I solved the problem of memory management by using C++'s shared_ptr
smart pointer, to automatically delete
unreachable objects.
For convenience, integers in IL are implemented as signed 64-bit integers, and floats as floating-points with double precision, 64-bit as well.
Functions and structs are objects as well and they can be assigned to variables.
Structs are implemented as a hash map
of strings (names) to objects (attributes). Environments
are just hash
maps too, but they are chained, thus implementing scopes.
There are many, many things that can be improved in this language implementation. Constants like none, true and false should be singletons, because there is no point in being multiple objects with symbolic values like true or false. Integers and strings could also be interned, to save on memory allocations.
Using shared_ptr is not the best idea, because the reference increments and decrements are atomic
, which we
don't need to be. IL doesn't support multithreading. If it did, it probably needed a global mutex to allow only
one thread to execute at a time.
Currently, every object is allocated with the standard allocator, which is almost for sure malloc
. This
is, again, not great, because dynamic memory allocations are expensive. What should have been done instead is
to use a custom allocator on top of the system one, that is optimized for many, small allocations.
Both parsing synchronization
and return statements are implemented with exceptions. This is not good, as throwing
exceptions is very costly.
The only optimizations that I got around to implement is interning. none singleton, booleans and integers in
the range [-5, 256]
are preallocated. After that I did some unprofessional benchmarks again, this time running
the script heavy.il in release mode. These are the results:
heavy.il | |
---|---|
No interning | 1.321 seconds |
Interned booleans, integers and none | 1.309 seconds |
The difference is not huge, because the benchmarked script does most of its calculations with large numbers. That difference in time mostly comes from the interned booleans. If I had written a script that runs calculations only on small integers, the difference would have been more noticeable.

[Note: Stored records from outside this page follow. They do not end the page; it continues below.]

size_t cv_hv_forward_workspace_bytes(int64_t n, int num_rots, const int dims[3], int algo) {
    if (!dims || n <= 0 || !algo_ok(algo)) return 0;
    if (pick_algo(algo, n, num_rots) == 1) return 256;
    return tiles_layout(n, num_rots, dims, nullptr).bytes;
}

static thread_local hipEvent_t t_ev_start = nullptr, t_ev_stop = nullptr;

static std::atomic<long long> g_part_records{getenv("CV_HV_PART_RECORDS") ? std::max<long long>(PART_RECORDS, atoll(getenv("CV_HV_PART_RECORDS")))
                                                                          : (long long)PART_RECORDS};

static thread_local long long t_part_records = 0;

int cv_hv_set_part_records(int records) {
    const long long v = records <= 0 ? (long long)PART_RECORDS : std::max<long long>(PART_RECORDS, records);
    return (int)g_part_records.exchange(v, std::memory_order_relaxed);
}

int cv_hv_set_part_records_thread(int records) {
    const int before = (int)t_part_records;
    t_part_records = records <= 0 ? 0 : std::max<long long>(PART_RECORDS, records);
    return before;
}

int cv_hv_set_kernel_events(void* ev_start, void* ev_stop) {
    t_ev_start = static_cast<hipEvent_t>(ev_start);
    t_ev_stop = static_cast<hipEvent_t>(ev_stop);
    return CV_OK;
}

size_t cv_hv_forward_cat_workspace_bytes(int64_t n, int num_rots, const int dims[3], int algo, int num_cats) {
    if (num_cats < 1 || num_cats > CV_MAX_CATEGORIES) return 0;
    return (size_t)num_cats * cv_hv_forward_workspace_bytes(n, num_rots, dims, algo);
}

static int hv_forward_cats(const float* d_points, const float* d_xyz, const float* d_scale, const float* d_obj, int64_t n,
                           float res, int num_rots, const float h_corner3[3], const int dims[3], float* d_grid_obj,
                           float* d_grid_rot, float* d_grid_scale, void* d_ws, size_t ws_bytes, int algo, int K,
                           hipStream_t st) {
    int rc = CV_OK;
    const float2* tab = nullptr;
    rc = get_rot_table(num_rots, &tab);
    if (rc) return rc;
    const F3 corner{h_corner3[0], h_corner3[1], h_corner3[2]};
    const I3 d3{dims[0], dims[1], dims[2]};
    const int64_t cells = (int64_t)dims[0] * dims[1] * dims[2];
    const int a = pick_algo(algo, n, num_rots);
    if (a == 2) CV_REQUIRE(num_rots <= MAX_R_TILES, CV_EINVAL, "tiles algorithm needs num_rots <= %d", MAX_R_TILES);
    if (a == 1) {
        for (int k = 0; k < K; ++k) {
            float* g_obj = d_grid_obj + (int64_t)k * cells;
            float* g_rot = d_grid_rot + (int64_t)k * cells * 2;
            float* g_scale = d_grid_scale + (int64_t)k * cells * 3;
            CV_HIP_CHECK(hipMemsetAsync(g_obj, 0, sizeof(float) * cells, st));
            CV_HIP_CHECK(hipMemsetAsync(g_rot, 0, sizeof(float) * cells * 2, st));
            CV_HIP_CHECK(hipMemsetAsync(g_scale, 0, sizeof(float) * cells * 3, st));
            const int64_t total = n * num_rots;
            hv_fwd_direct<<<(unsigned)((total + 255) / 256), 256, 0, st>>>(
                d_points, d_xyz + (int64_t)k * n * 3, d_scale + (int64_t)k * n * 3, d_obj + (int64_t)k * n, n, num_rots, res,
                corner, d3, tab, g_obj, g_rot, g_scale);
            CV_LAUNCH_CHECK();
            hv_normalise<<<(unsigned)((cells + 255) / 256), 256, 0, st>>>(g_obj, g_rot, g_scale, cells);
            CV_LAUNCH_CHECK();
        }
        return CV_OK;
    }
    const int Y = dims[1];
    const TilesLayout L = tiles_layout(n, num_rots, dims, d_ws);
    CV_REQUIRE(d_ws && ws_bytes >= (size_t)K * L.bytes, CV_ENOMEM, "workspace too small for the tiles algorithm");
    const CatStride ks{K > 1 ? (int64_t)L.bytes : 0, n, cells};
    const int tiles_x = L.tiles_x, tiles_z = L.tiles_z, ntiles = L.ntiles;
    const bool queue = L.queue;
    const int list_mode = queue ? 2 : 1;
    if (K == 1) CV_HIP_CHECK(hipMemsetAsync(L.zero_from, 0, L.zero_bytes, st));
    else {
        hv_zero_cat<<<dim3((unsigned)std::min<size_t>((L.zero_bytes / 4 + 255) / 256, 1024), K), 256, 0, st>>>(L.zero_from,
                                                                                                          L.zero_bytes / 4, ks.ws);
        CV_LAUNCH_CHECK();
    }
    const unsigned prep_wgs = (unsigned)((n + PREP_THREADS - 1) / PREP_THREADS);
    hv_prep_count<<<dim3(prep_wgs, K), PREP_THREADS, 0, st>>>(d_points, d_xyz, d_scale, n, res, corner.y, Y, L.fy, L.ycount, ks);
    CV_LAUNCH_CHECK();
    hv_prep_scan<<<dim3(1, K), 256, 0, st>>>(L.ycount, Y, L.ystart, L.cursor, L.part_start, L.q_info, (int)L.max_q, L.chunk_start,
                                             L.bin_of_chunk,
                                             (int)(t_part_records > 0 ? t_part_records : g_part_records.load(std::memory_order_relaxed)),
                                             ks.ws);
    CV_LAUNCH_CHECK();
    hv_prep_scatter<<<dim3(prep_wgs, K), PREP_THREADS, 0, st>>>(d_points, d_xyz, d_scale, d_obj, L.fy, n, Y, res, corner, L.cursor,
                                                                 L.rec, n, ks);
    CV_LAUNCH_CHECK();
    if (queue) {
        hv_list_pass<false><<<dim3((unsigned)L.max_chunks, K), 1024, 0, st>>>(L.ystart, L.chunk_start, L.bin_of_chunk, Y, L.rec, n,
                                                                               num_rots, tiles_x, tiles_z, L.list_ctl, L.list_cnt,
                                                                               L.list_start, L.chunk_off, L.entries, L.tile_w, 1, ks.ws);
        CV_LAUNCH_CHECK();
        hv_build_queue<<<dim3(1, K), 1024, 0, st>>>(L.tile_w, Y, ntiles, (int)L.max_items, (int)L.max_slots, L.list_ctl, L.items,
                                                    ks.ws);
        CV_LAUNCH_CHECK();
        hv_list_scan<<<dim3(1, K), 1024, 0, st>>>(L.list_cnt, Y, ntiles, L.list_cap, L.list_ctl, L.list_start, ks.ws);
        CV_LAUNCH_CHECK();
        hv_list_pass<true><<<dim3((unsigned)L.max_chunks, K), 1024, 0, st>>>(L.ystart, L.chunk_start, L.bin_of_chunk, Y, L.rec, n,
                                                                              num_rots, tiles_x, tiles_z, L.list_ctl, L.list_cnt,
                                                                              L.list_start, L.chunk_off, L.entries, L.tile_w, 1, ks.ws);
        CV_LAUNCH_CHECK();
    }
    const int64_t wgs = queue ? L.max_items : L.max_q * ntiles;
    CV_REQUIRE(wgs < (1ll << 31), CV_EINVAL, "grid too large");
#define CV_TILES_ARGS num_rots, res, corner, d3, tab, L.ystart, L.items, L.rec, n, tiles_x, tiles_z, L.partials, L.arrivals, d_grid_obj, \
                      d_grid_rot, d_grid_scale, L.list_ctl, L.list_start, L.list_cnt, L.entries, list_mode, L.q_info, ks
    if (t_ev_start) CV_HIP_CHECK(hipEventRecord(t_ev_start, st));
    if (queue) hv_fwd_tiles<true><<<dim3((unsigned)wgs, K), TW * 64, 0, st>>>(CV_TILES_ARGS);
    else hv_fwd_tiles<false><<<dim3((unsigned)wgs, K), TW * 64, 0, st>>>(CV_TILES_ARGS);
    if (t_ev_stop) CV_HIP_CHECK(hipEventRecord(t_ev_stop, st));
#undef CV_TILES_ARGS
    CV_LAUNCH_CHECK();
    return CV_OK;
}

Lox is the programming language developed in the book Crafting Interpreters by Robert Nystrom. Although I went through all the chapters of the second part of the book, writing my own language, sometimes I chose to make things different from the book. Namely, the differences are:
- IL has a few different keywords than Lox;
- IL has both integers and floats, whereas Lox only has floats;
- IL is strongly typed, Lox is weaker;
- IL has many more builtin functions than Lox;
- IL replaced the print statement with the print function;
- Lox features closures, but IL doesn't have them;
- Lox implements inheritance for its classes, IL is not object-oriented;
- Lox has static variable resolution, IL doesn't.
For a few years now I wished to try and make my own programming language. Systems programming is my favorite topic in computer science, and programming languages, virtual machines and interpreters always caught my interest. I'm happy that now I managed to accomplish this dream. I learned some new things in the process. Probably, some day, I'll make a compiled language. I'm looking forward to it.